На дворе у нас стоит грузовик, присланный специально для того, чтобы своей газовкой глушить учебную стрельбу из томсонов.
Цыган стреляет с поразительной меткостью. Он еще ничего не знает о рейде, но готовиться ему велел Андрей. Они приходят ко мне. Цыган приносит мишень. Мишень у него разбита в щепки и похожа на лучистую звезду.
– Вот машинка, вот машинка! – восторженно кричит он.
Андрей-Фиалка сконфужен: он стреляет из рук вон скверно.
Он садится закурить, но внезапно мрачнеет, не закурив, снова поднимается, подходит к сундучку и вынимает оттуда свой «гвоздик» – так он называет прямой германский тесак.
Дядя Паша Алаверды мгновенно бледнеет; роняет раздробленную мишень и вылетает вон из комнаты.
Андрей-Фиалка мрачно смотрит ему вслед и через минуту мычит:
– А и дура-мама. А и дура.
Вернулся Артемий. Я его посылал «пошукать». Он переходил границу и теперь докладывает:
– Кони, я прямо скажу, отменные. Селезни, прямо скажу, а не кони. У Монголии скупают, и все под казенным тавром.
Он приехал с женой. Здесь она держится со мной робко. Кажется, будто ей не верится, что это она была там, у себя дома, так близка со мной и ластилась ко мне в своей наглой страсти.
Артемий отвечает мне:
– Охрана?.. Что – охрана? Охрана, она и есть охрана. Я прямо скажу: хреновая охрана.
Она очень низко и покорно кланяется и вторит ему торопливым шепотом:
– Никакой охраны… никакой… – Ей хочется сказать больше, но она робеет и умолкает.

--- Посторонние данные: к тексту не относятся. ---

template <bool AGENT>
__device__ __forceinline__ float rec_load(const float *p) {
    if constexpr (AGENT) return __hip_atomic_load(p, __ATOMIC_RELAXED, __HIP_MEMORY_SCOPE_AGENT);
    else return *p;
}

__device__ __forceinline__ float bf16_tight_margin(float m, float bf16_worst, float gbest, const VqCbStats *st) {
    if (!(bf16_worst > 0.0f) || !(m > 0.0f) || !isfinite(gbest)) return m;
    const float se = cb_scale(st);
    const float s = gbest / se, err = (m - bf16_worst) / se;
    const float spread = 1.0f + 2.0f * (fmaxf(err, 0.0f) + fmaxf(-s, 0.0f) + fmaxf(s - 1.0f, 0.0f));
    const float width = 0.0078125f * 1.02f * spread * se * 1.0001f;
    return width < bf16_worst ? m - bf16_worst + width : m;
}

template <int NSL, bool AGENT, bool GROUPS = false>
__device__ __forceinline__ void decide_rows_impl(int64_t n, bool oob, const VqCbStats *st, int Dp, int metric, int nslices,
                                                 const float *rec, const float *xh2, const float *rho2, int64_t Np,
                                                 const VqDecideOut &o, int *wcount, int *wbase, const float *rece2 = nullptr) {
    const VqCbStats stv = cb_stats_view(st);
    float bf16_worst = 0.0f;
    float m = row_margin(&stv, Dp, metric, xh2[n], rho2[n], &bf16_worst);
    bool invalid = !(m > 0.0f);
    float gbest = -INFINITY;
    int nc = 0;
    bool unidentified = false;
    uint32_t best = 0xFFFFFFFFu;
    float thr;
    if constexpr (NSL > 0) {
        float v1[NSL], v2[NSL], v3[NSL], c1[NSL], c2[NSL];
#pragma unroll
        for (int s = 0; s < NSL; ++s) {
            const float *rp = rec + (int64_t)s * VQ_REC_FIELDS * Np + n;
            v1[s] = rec_load<AGENT>(rp); c1[s] = rec_load<AGENT>(rp + Np);
            v2[s] = rec_load<AGENT>(rp + 2 * Np); v3[s] = rec_load<AGENT>(rp + 4 * Np);
            if constexpr (GROUPS) {
                c2[s] = rec_load<AGENT>(rp + 3 * Np);
                v3[s] = fmaxf(v3[s], fmaxf(rece2[(int64_t)(2 * s) * Np + n], rece2[(int64_t)(2 * s + 1) * Np + n]));
            }
        }
#pragma unroll
        for (int s = 0; s < NSL; ++s) gbest = fmaxf(gbest, GROUPS ? fmaxf(v1[s], v2[s]) : v1[s]);
        if (!(gbest > -INFINITY) || !isfinite(gbest)) invalid = true;
        m = bf16_tight_margin(m, bf16_worst, gbest, &stv);
        thr = gbest - m;
#pragma unroll
        for (int s = 0; s < NSL; ++s) {
            if (v3[s] >= thr) unidentified = true;
            if (v1[s] >= thr) { ++nc; best = __float_as_uint(c1[s]); }
            if (v2[s] >= thr) { ++nc; if constexpr (GROUPS) best = __float_as_uint(c2[s]); }
        }
    } else {
        static_assert(!GROUPS, "the group path runs with 1, 2 or 4 slices");
        for (int s = 0; s < nslices; ++s) gbest = fmaxf(gbest, rec_load<AGENT>(rec + (int64_t)s * VQ_REC_FIELDS * Np + n));
        if (!(gbest > -INFINITY) || !isfinite(gbest)) invalid = true;
        m = bf16_tight_margin(m, bf16_worst, gbest, &stv);
        thr = gbest - m;
        for (int s = 0; s < nslices; ++s) {
            const float *rp = rec + (int64_t)s * VQ_REC_FIELDS * Np + n;
            const float v1 = rec_load<AGENT>(rp), v2 = rec_load<AGENT>(rp + 2 * Np), v3 = rec_load<AGENT>(rp + 4 * Np);
            if (v3 >= thr) unidentified = true;
            if (v1 >= thr) { ++nc; best = __float_as_uint(rec_load<AGENT>(rp + Np)); }
            if (v2 >= thr) ++nc;
        }
    }
    const int lane = threadIdx.x & 63, wave = threadIdx.x >> 6;
    const bool to_exact = !oob && (invalid || nc == 0);
    const bool to_rescan = !oob && !to_exact && unidentified;
    const bool to_multi = !oob && !to_exact && !to_rescan && nc > 1;
    const u64 mk_e = __ballot(to_exact), mk_r = __ballot(to_rescan), mk_m = __ballot(to_multi);
    if (lane == 0) { wcount[0 * 16 + wave] = __popcll(mk_r); wcount[1 * 16 + wave] = __popcll(mk_m); wcount[2 * 16 + wave] = __popcll(mk_e); }
    __syncthreads();
    if (threadIdx.x < 3) {
        int tot = 0;
        const int nw = blockDim.x >> 6;
        for (int i = 0; i < nw; ++i) { wbase[threadIdx.x * 16 + i] = tot; tot += wcount[threadIdx.x * 16 + i]; }
        const int base = tot ? atomicAdd(&o.counters[threadIdx.x], tot) : 0;
        for (int i = 0; i < nw; ++i) wbase[threadIdx.x * 16 + i] += base;
    }
    __syncthreads();
    const u64 below = (1ull << lane) - 1ull;
    if (to_exact) { o.exact_list[wbase[2 * 16 + wave] + __popcll(mk_e & below)] = (int)n; o.keys[n] = ~0ull; }
    if (to_rescan) { int pos = wbase[0 * 16 + wave] + __popcll(mk_r & below); o.rescan_list[pos] = (int)n; o.rescan_cnt[pos] = 0; o.thr_out[n] = thr; }
    if (to_multi) o.multi_list[wbase[1 * 16 + wave] + __popcll(mk_m & below)] = (int)n;
    if (oob) return;
    if (!to_exact && !to_rescan && !to_multi) {
        o.idx[n] = (int64_t)best;
        if (o.hist) atomicAdd(&o.hist[best], 1);
    }
}

template <bool AGENT>
__device__ __forceinline__ void decide_rows(int64_t n, bool oob, const VqCbStats *st, int Dp, int metric, int nslices,
                                            const float *rec, const float *xh2, const float *rho2, int64_t Np,
                                            const VqDecideOut &o, int *wcount, int *wbase, const float *rece2) {
    if (rece2 != nullptr) {
        switch (nslices) {
#define VQ_DECIDE_CASE(NSL) case NSL: decide_rows_impl<NSL, AGENT, true>(n, oob, st, Dp, metric, nslices, rec, xh2, rho2, Np, o, wcount, wbase, rece2); break;
            VQ_DECIDE_CASE(1) VQ_DECIDE_CASE(2) VQ_DECIDE_CASE(4)
#undef VQ_DECIDE_CASE
            default: break;
        }
        return;
    }
    switch (nslices) {
#define VQ_DECIDE_CASE(NSL) case NSL: decide_rows_impl<NSL, AGENT>(n, oob, st, Dp, metric, nslices, rec, xh2, rho2, Np, o, wcount, wbase); break;
        VQ_DECIDE_CASE(1) VQ_DECIDE_CASE(2) VQ_DECIDE_CASE(4) VQ_DECIDE_CASE(8) VQ_DECIDE_CASE(16)
#undef VQ_DECIDE_CASE
        default: decide_rows_impl<0, AGENT>(n, oob, st, Dp, metric, nslices, rec, xh2, rho2, Np, o, wcount, wbase); break;
    }
}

Здесь, в городе, она какая-то жалкая и холодная. Я хочу узнать, не была ли и она уж с Артемием, но вспоминаю о кутеже с ней. Мне становится противно от того, что в пьяном буйстве ласкал ее, кусал ее горячее, до липкого влажное тело, и она с тихим стоном покорно переносила это и ждала.
Я отхожу к столу и говорю:
– Хорошо, Артемий, готовься. – Потом нагибаюсь над «Правдой» и синим карандашом обвожу сообщение о беспорядках на Китайско-Восточной железной дороге.
Оба бесшумно уходят. Я слышу, как они шепчутся за дверью. Меня раздражает их шепот, а главное то, что они так долго не уходят.
Потом полураскрылась дверь, и Артемий спросил:
– Ходок прикажете или верхами?
– Ходок! – почти кричу я, не глядя на него, и опять бесцельно обвожу вдоль синей черты новую, красную.
– Ходок, ходок! Я прямо скажу – ходок обстоятельней.
Когда он закрывал двери, я поднял голову. Через плечо Артемия смотрела Маринка. Взглядом благодарила меня. Я понял, что Артемий не хотел ехать на полке, но настояла она и теперь увяжется с нами.